Saras
Sore hari dan hujan.
Sebenarnya itu merupakan perpaduan sempurna untuk tidur, atau mungkin makan mie rebus plus telur. Sayangnya aku tidak bisa melakukan keduanya karena saat ini aku sedang tidak di kos.
Seusai perkuliahan pukul tiga sore, aku dan Aul memutuskan untuk ke perpustakaan. Niat awalnya ingin mengerjakan tugas, tapi malah bergosip dan berburu WiFi.
Aul kini sedang sibuk dengan laptopnya. Ia begitu senang saat koneksi WiFi berhasil tersambung ke laptopnya. Katanya, "Bentar, gue download drama dulu. WiFi kos gue dicabut gara-gara belum pada bayar."
Aku tertawa mendengarnya. "Makanya jangan hedon. Mana janjian lagi sekos nggak bayar WiFi."
"Itu salah satu bentuk protes ke Ibu Kos, Ras. Makanya kita sepakat nggak bayar. Tapi... ah udahlah, nggak usah dibahas, bikin kesel aja inget muka si Ibu." Aul menggerutu dengan tangannya yang masih sibuk menggerakkan kursor.
"Lo pindah aja kenapa sih?" Aku memberikan saran untuk yang sekian kalinya. Bukan sekali ini Aul bercerita tentang kos dan Ibu Kos yang menurutnya—dan teman-teman satu kosnya—menyebalkan.
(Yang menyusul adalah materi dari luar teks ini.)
+  { const c2gptr pk0_ = c2_uniform(utw + (size_t)(K) * (128 * CIN) + 1024 * (HH));                              \
+    const c2gptr pk1_ = c2_uniform(utw + (size_t)((K) + 1) * (128 * CIN) + 1024 * (HH));                        \
+    D0 = *(c2gptr4)(pk0_ + (foff + 256 * (G)));                                                                 \
+    D1 = *(c2gptr4)(pk1_ + (foff + 256 * (G))); }
+#define C2_LOADA(D0, D1, BUF, J, G)                                                                             \
+  { D0 = *reinterpret_cast<const c2v4*>(ab[G] + ((BUF) * C2_GRP + (J) * 1024));                                 \
+    D1 = *reinterpret_cast<const c2v4*>(ab[G] + ((BUF) * C2_GRP + ((J) + 1) * 1024)); }
+#define C2_PRODUCE(XI, BUF)                                                                                     \
+  {                                                                                                             \
+    f2 ta[6];                                                                                                   \
+    _Pragma("unroll") for (int hh = 0; hh < 2; hh++) {                                                          \
+      f2 d[3][6];                                                                                               \
+      _Pragma("unroll") for (int s3 = 0; s3 < 3; s3++)                                                          \
+        _Pragma("unroll") for (int r = 0; r < 6; r++)                                                           \
+          if (((XI) == 0 && (r == 0 || r == 2 || r == 4)) || ((XI) == 5 && (r == 1 || r == 3 || r == 5)) ||     \
+              ((XI) >= 1 && (XI) <= 4 && r >= 1 && r <= 4))                                                     \
+            d[s3][r] = *reinterpret_cast<const f2*>(yb + (r * C2_P + 3 * hh + s3) * C2_YS);                     \
+      __builtin_amdgcn_sched_barrier(0);                                                                        \
+      _Pragma("unroll") for (int s3 = 0; s3 < 3; s3++) {                                                        \
+        const int s2 = 3 * hh + s3;                                                                             \
+        if ((XI) == 0) ta[s2] = (4.f * d[s3][0] - 5.f * d[s3][2]) + d[s3][4];                                   \
+        else if ((XI) == 5) ta[s2] = (4.f * d[s3][1] - 5.f * d[s3][3]) + d[s3][5];                              \
+        else if ((XI) == 1 || (XI) == 2) {                                                                      \
+          const f2 a = d[s3][4] - 4.f * d[s3][2], b_ = d[s3][3] - 4.f * d[s3][1];                               \
+          ta[s2] = (XI) == 1 ? a + b_ : a - b_;                                                                 \
+        } else {                                                                                                \
+          const f2 c = d[s3][4] - d[s3][2], e = 2.f * (d[s3][3] - d[s3][1]);                                    \
+          ta[s2] = (XI) == 3 ? c + e : c - e;                                                                   \
+        }                                                                                                       \
+      }                                                                                                         \
+      __builtin_amdgcn_sched_barrier(0);                                                                        \
+    }                                                                                                           \
+    f2 oa[6];                                                                                                   \
+    oa[0] = (4.f * ta[0] - 5.f * ta[2]) + ta[4];                                                                \
+    { const f2 a = ta[4] - 4.f * ta[2], b_ = ta[3] - 4.f * ta[1]; oa[1] = a + b_; oa[2] = a - b_; }             \
+    { const f2 c = ta[4] - ta[2], e = 2.f * (ta[3] - ta[1]); oa[3] = c + e; oa[4] = c - e; }                    \
+    oa[5] = (4.f * ta[1] - 5.f * ta[3]) + ta[5];                                                                \
+    _Pragma("unroll") for (int j = 0; j < 6; j++)                                                               \
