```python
class SolverOptions(C.Structure):
    _fields_ = [
        ("max_num_iterations", C.c_int32),
        ("num_threads", C.c_int32),
        ("minimizer_progress_to_stdout", C.c_int32),
        ("jacobi_scaling", C.c_int32),
        ("max_num_consecutive_invalid_steps", C.c_int32),
        ("sync_every", C.c_int32),
        ("function_tolerance", C.c_double),
        ("gradient_tolerance", C.c_double),
        ("parameter_tolerance", C.c_double),
        ("initial_trust_region_radius", C.c_double),
        ("max_trust_region_radius", C.c_double),
        ("min_trust_region_radius", C.c_double),
# ... 247 lines not shown
        ids = _i32(block_ids)
        per = np.broadcast_to(np.asarray(sizes, np.int64), (ids.size,))
        for i, n in zip(ids, per):
            known = self._sizes.get(int(i))
            if known is not None and known != int(n):
                raise ValueError("block %d has %d values, not %d" % (int(i), known, int(n)))
        total = int(per.sum())
        out = np.zeros(total)
        self._check(self.api.get_param_blocks(self.h, ids.size, _ip(ids), _dp(out)))
        return out

    def set_param_block(self, block_id, values):
        v = _f64(values).ravel()
        self._check(self.api.set_param_block(self.h, block_id, _dp(v)))

    def set_param_blocks(self, block_ids, values_concat):
        ids, v = _i32(block_ids), _f64(values_concat)
        self._check(self.api.set_param_blocks(self.h, ids.size, _ip(ids), _dp(v)))

    def set_spline(self, order, knots, basis, ctrl_block_ids):
        k, b, c = _f64(knots), _f64(basis), _i32(ctrl_block_ids)
        assert c.size == k.size - order
        self._check(self.api.problem_set_spline(self.h, order, k.size, _dp(k), _dp(b), _ip(c)))

    def add_rigid_body(self, q_block, t_block):
        out = C.c_int32(-1)
        self._check(self.api.problem_add_rigid_body(self.h, q_block, t_block, C.byref(out)))
        return out.value

    def add_sensor(self, kind, model, intr, q, t, lat, grav=-1, sigma=1.0, loss=0, loss_scale=1.0):
        out = C.c_int32(-1)
        self._check(self.api.problem_add_sensor(self.h, kind, model, intr, q, t, lat, grav, float(sigma), loss,
                                                float(loss_scale), C.byref(out)))
        return out.value

    def add_camera_residuals(self, sensor, pixels, stamps, body_ids, point_blocks):
        px, st, b, p = _f64(pixels), _f64(stamps), _i32(body_ids), _i32(point_blocks)
        self._check(self.api.problem_add_camera_residuals(self.h, sensor, st.size, _dp(px), _dp(st), _ip(b), _ip(p)))

    def add_imu_residuals(self, sensor, meas, stamps):
        m, st = _f64(meas), _f64(stamps)
        self._check(self.api.problem_add_imu_residuals(self.h, sensor, st.size, _dp(m), _dp(st)))

    def solve(self, options=None):
        o = options if options is not None else self.api.default_options()
        s = Summary()
        self._check(self.api.solve(self.h, C.byref(o), C.byref(s)))
        return s

    def iterations(self, max_rows=4096):
        buf = (Iteration * max_rows)()
        n = C.c_int32(0)
        self._check(self.api.get_iterations(self.h, buf, max_rows, C.byref(n)))
        return [buf[i] for i in range(n.value)]

    def residuals(self, sensor, n, dim, check=True):
        out = np.zeros((n, dim))
        valid = np.zeros(n, dtype=np.uint8)
        st = self.api.get_residuals(self.h, sensor, _dp(out), valid.ctypes.data_as(C.POINTER(C.c_uint8)))
        if check:
            self._check(st)
        return out, valid

    def project(self, sensor, n, dim):
        out = np.zeros((n, dim))
        valid = np.zeros(n, dtype=np.uint8)
        self._check(self.api.project(self.h, sensor, _dp(out), valid.ctypes.data_as(C.POINTER(C.c_uint8))))
        return out, valid

    def set_outlier_mask(self, sensor, is_outlier=None):
        if is_outlier is None:
            self._check(self.api.problem_set_outlier_mask(self.h, sensor, None))
        else:
            m = np.ascontiguousarray(is_outlier, dtype=np.uint8)
            self._check(self.api.problem_set_outlier_mask(self.h, sensor, m.ctypes.data_as(C.POINTER(C.c_uint8))))

    def mark_outliers(self, sensor, threshold):
        n = C.c_int64(0)
        self._check(self.api.mark_outliers(self.h, sensor, float(threshold), C.byref(n)))
        return n.value

    def residual_heatmap(self, sensor, image_width, image_height, num_rows=8, num_cols=12):
        rmse = np.zeros((num_rows, num_cols))
        count = np.zeros((num_rows, num_cols), dtype=np.int64)
        self._check(self.api.residual_heatmap(self.h, sensor, int(image_width), int(image_height), int(num_rows), int(num_cols),
                                              _dp(rmse), count.ctypes.data_as(C.POINTER(C.c_int64))))
        return rmse, count

    def inlier_mask(self, sensor, n, threshold):
        mask = np.zeros(n, dtype=np.uint8)
        self._check(self.api.get_inlier_mask(self.h, sensor, float(threshold),
                                             mask.ctypes.data_as(C.POINTER(C.c_uint8))))
        return mask

    def num_effective_parameters(self):
        n = C.c_int32(0)
        self._check(self.api.num_effective_parameters(self.h, C.byref(n)))
        return n.value

    def evaluate(self, want_jtj=True):
        n = self.num_effective_parameters()
        cost = C.c_double(0)
        g = np.zeros(n)
        H = np.zeros((n, n)) if want_jtj else None
        self._check(self.api.evaluate(self.h, C.byref(cost), _dp(g), _dp(H) if want_jtj else None))
        return cost.value, g, H

    def covariance_compute(self, min_relative_pivot=None):
        o = CovarianceOptions()
        self.api.default_covariance_options(C.byref(o))
        if min_relative_pivot is not None:
            o.min_relative_pivot = float(min_relative_pivot)
        self._check(self.api.covariance_compute(self.h, C.byref(o)))
        return self.covariance_info()

    def covariance_info(self):
        dim, nu, piv = C.c_int32(0), C.c_int32(0), C.c_double(0)
        self._check(self.api.covariance_info(self.h, C.byref(dim), C.byref(nu), C.byref(piv)))
        return dim.value, nu.value, piv.value

    def covariance_dense(self):
        dim = self.covariance_info()[0]
        out = np.zeros((dim, dim))
        self._check(self.api.covariance_get_dense(self.h, _dp(out)))
        return out

    def covariance(self, blocks, tangent=False, min_relative_pivot=None):
        self.covariance_compute(min_relative_pivot)
        res = {}
        for i, a in enumerate(blocks):
            for b in blocks[i:]:
                res[(a, b)] = self.covariance_block(a, b, tangent)
        return res

    def covariance_block(self, block_a, block_b, tangent=False, sizes=None):
        if sizes is None:
            def sz(b):
                n = self._sizes[b]
                return 3 if (tangent and n == 4 and self._manifolds.get(b) == MANIFOLD_EIGEN_QUATERNION) else n
            sizes = (sz(block_a), sz(block_b))
        out = np.zeros(sizes)
        self._check(self.api.covariance_get_block(self.h, int(block_a), int(block_b), int(bool(tangent)), _dp(out)))
        return out

    def set_allreduce(self, pyfunc):
        cb = ALLREDUCE_FN(pyfunc)
        self._keep.append(cb)
        self._check(self.api.problem_set_allreduce(self.h, cb, None))

    def finalize(self):
        self._check(self.api.problem_finalize(self.h))

    def plan_info(self):
        out = np.zeros(9, np.int32)
        self._check(self.api.debug_plan_info(self.h, out.ctypes.data_as(C.POINTER(C.c_int32)), 9))
        keys = ("fuse_expand", "frames", "items", "cells", "max_frames_per_cell", "max_items_per_cell", "tree_solver", "m",
                "all_control_points_observed")
        return dict(zip(keys, (int(v) for v in out)))

    def comm_init_rccl(self, unique_id, rank, world_size):
        buf = (C.c_uint8 * 128).from_buffer_copy(bytes(unique_id))
        self._check(self.api.comm_init_rccl(self.h, buf, int(rank), int(world_size)))

    def comm_info(self):
        r, w = C.c_int32(0), C.c_int32(0)
        nl, nt = C.c_int64(0), C.c_int64(0)
        self._check(self.api.comm_info(self.h, C.byref(r), C.byref(w), C.byref(nl), C.byref(nt)))
        return r.value, w.value, nl.value, nt.value

    def set_shard(self, rank, world_size):
        self._check(self.api.problem_set_shard(self.h, int(rank), int(world_size)))

    def set_stream(self, stream_ptr):
        self._check(self.api.problem_set_stream(self.h, C.c_void_p(stream_ptr)))

    def set_phase_timing(self, mask):
        self._check(self.api.set_phase_timing(self.h, int(mask)))

    def phase_time(self, phase):
        ms = C.c_double(0)
        n = C.c_int64(0)
        self._check(self.api.get_phase_time(self.h, phase, C.byref(ms), C.byref(n)))
        return ms.value, n.value


_HIP_LIB_NAME = "libcalico_hip.so"
_hip_api = None


def hip_library_path():
    other = os.environ.get("CALICO_HIP_LIB") if os.environ.get("CALICO_DEV") == "1" else None
    return other or os.path.join(os.path.dirname(os.path.abspath(__file__)), _HIP_LIB_NAME)


def load_hip():
    global _hip_api
    if _hip_api is None:
        path = hip_library_path()
        if not os.path.exists(path):
            raise RuntimeError("%s not found: run `python -c 'import __graft_entry__ as g; g.build()'` "
                               "(the HIP library is the only backend; there is no CPU fallback)" % path)
        _hip_api = CApi(C.CDLL(path), "calico_", has_device=True)
    return _hip_api
```

### calico_amd/csrc/calico_hip.cpp

```cpp
#include <hip/hip_runtime.h>
#include <rccl/rccl.h>
#include <dlfcn.h>
#include <link.h>

#include <algorithm>
#include <chrono>
#include <cmath>
#include <cstdio>
#include <cstdlib>
#include <cstring>
#include <limits>
#include <array>
#include <atomic>
#include <map>
#include <memory>
#include <mutex>
#include <string>
#include <unordered_map>
#include <vector>

#include "../../include/calico_hip.h"
#include "calico_hip_testing.h"
#include "problem_dev.hpp"
#include "shard.hpp"

namespace cal {

void launch_eval(const EvalArgs& a, bool jac, hipStream_t stream);
void launch_eval_frames(const EvalArgs& a, hipStream_t stream);
void launch_eval_jacobian(const EvalArgs& a, hipStream_t stream);
void launch_expand_cells(const EvalArgs& a, hipStream_t stream);
void launch_residual_heatmap(const double* res, const uint8_t* valid, const uint8_t* active, const double* px, const double* py,
                             int begin, int end, int width, int height, int num_rows, int num_cols, double* rmse, long long* count,
                             hipStream_t s);
void launch_inlier_mask(const double* res, uint8_t* valid_then_mask, const uint8_t* active, int begin, int end, int dim, double threshold,
                        hipStream_t s);
void launch_mark_outliers(const double* res, const uint8_t* valid, uint8_t* active, int begin, int end, int dim,
                          double threshold, int* n_marked, hipStream_t s);
hipError_t configure_eval_kernels(size_t max_lds_bytes);

void launch_gather(double* R, const double* src, const int* out_idx_thin, const int64_t* ptr_thin, const int* idx_thin,
                   int n_thin, int n_thin8, int n_thin4, int thin_per_lane, const int* out_idx_fat, const int64_t* ptr_fat, const int* idx_fat, int n_fat,
                   const double* cost_src, int n_cost, const LmState* st, int need_flag, size_t other_stride, hipStream_t s, const ControlTail* tail = nullptr);
void launch_gather_lists(const GatherStruct& gs, int n_out, int* cnt, int* out_idx, int64_t* ptr, int* idx, int zero_slot, long long* scratch,
                         hipStream_t s);
size_t gather_fixed_entries(int n_thin, int n_thin8, int n_thin4, int thin_per_lane);
void launch_gather_pack_fixed(const int64_t* ptr, const int* idx, int n_thin, int n_thin8, int n_thin4, int thin_per_lane, int zero_slot, int* out,
                              hipStream_t s);
void launch_post_eval(const SolveArgs& a, const double* x, const BlockDev* blocks, int n_blocks, const LmOptionsDev& o,
                      IterLog* log, int log_cap, int first, int jacobi, hipStream_t s);
size_t band_cholesky_lds_bytes(const SolveArgs& a);
size_t reduced_solve_lds_bytes(const SolveArgs& a);
size_t frame_lds_doubles(int Ps, int P1e, int n1);
size_t band_backsolve_lds_bytes(const SolveArgs& a);
hipError_t configure_solve_kernels(size_t band_lds, size_t reduced_lds, size_t back_lds);
void launch_solve(const SolveArgs& a, const LmOptionsDev& o, const double* x, double* x_cand, const BlockDev* blocks,
                  int n_blocks, bool dense_in_lds, hipStream_t s, bool with_post_eval, IterLog* log, int log_cap, int jacobi);
void launch_cost_reduce(const double* item_cost, int n_items, double* R2, const LmState* st, hipStream_t s);
void launch_control(LmState* st, const LmOptionsDev& o, double* R2, double* x, const double* x_cand, int n_amb,
                    IterLog* log, int log_cap, const double* item_cost, int n_items, const double* Rbase, size_t r_stride,
                    hipStream_t s, bool commit_by_copy = false);
void launch_init_state(LmState* st, double radius, double x_norm, hipStream_t s, const double* upd_ext = nullptr, int upd_ext_n = 0);
void launch_begin_solve(LmState* st, double radius, double x_norm, const double* upd_ext, int upd_ext_n, const ResultSink& sink, double* x,
                        double* x_cand, const double* h_x, int n_amb, hipStream_t s);
void launch_publish_results(const LmState* st, const IterLog* log, int log_rows, const double* x, int n_amb, LmState* h_state,
                            IterLog* h_log, double* h_x, hipStream_t s);
void launch_seed_x(double* x, const double* h_x, int n_amb, hipStream_t s);
void launch_debug_control_replay(LmState* st, const LmOptionsDev& o, const double* rho, const int* infinite, int n, double* R2,
                                 double* radius_out, int* accepted_out, double* cost_out, IterLog* log, int log_cap, hipStream_t s);
size_t bcr_level_lds_bytes();
size_t bcr_back_lds_bytes(int q_max, int m1p);
hipError_t configure_bcr_kernels(int q_max, int m1p);
void roll_table_row(int k, int lane, unsigned* out);
hipError_t configure_dense_block_solve();
hipError_t configure_reduced_block_step();
size_t dense_block_solve_lds_bytes();
void launch_bcr_level(const SolveArgs& a, const BcrArgs& b, int node0, int n_nodes, int level, int keep0, int n_keep, const LmOptionsDev& o,
                      const double* x, const BlockDev* blocks, int n_blocks, int with_post_eval, IterLog* log, int log_cap, int jacobi,
                      hipStream_t s, int schur_ks, int* fan_word, const BcrInlineNodes& inl);
void launch_bcr_schur(const SolveArgs& a, const BcrArgs& b, int ks, const LmOptionsDev& o, hipStream_t s);
void launch_bcr_back(const SolveArgs& a, const BcrArgs& b, int node0, int n_nodes, bool top, bool extras, bool border_rows, int q_max,
                     const double* x, double* x_cand, const BlockDev* blocks, int n_blocks, const BcrTopSeps& ts, hipStream_t s);
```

Tapi kalau aku suruh pindah kos begini, pasti Aul menggeleng tegas.
"Nggak ada kosan semurah dan seenak itu, Ras." katanya.
Bukan Aul saja yang berpikiran begitu. Teman-teman satu kosnya pun begitu. Jadi heran, kan? Mereka sebal dengan pemilik kos sampai melakukan aksi protes segala, tapi mereka sendiri tetap bertahan. Apakah ini semacam love-hate relationship dengan Ibu Kos? Hmm.
Pandanganku beralih pada buku di meja, kemudian tanganku bergerak untuk membukanya. Daripada aku diam melihat Aul sibuk dengan laptopnya, lebih baik aku kembali pada niat awal kami ke perpustakaan. Tapi, baru beberapa paragraf yang berhasil masuk ke otakku, Aul lagi-lagi mengajakku bergosip. Aku menaruh kembali buku di meja.
"Lo tau Calvin?"
"Siapa?"
"Calvin, adik tingkat gue yang pernah gue ceritain itu," kata Aul.
Aku mencoba mengingat-ingat, kemudian mengangguk paham. Calvin yang kata Aul old money dan keberadaannya yang sering jadi omongan orang-orang satu fakultas.
"Iya, kenapa?"
"Tadi abis makan siang, gue sama Yudhis berantem—"
"Hah? Kenapa lagi kalian?" Aku memotong cepat, kaget. Soalnya, kemarin kan nggak ada masalah apa-apa? Terus kenapa hari ini mereka berantem?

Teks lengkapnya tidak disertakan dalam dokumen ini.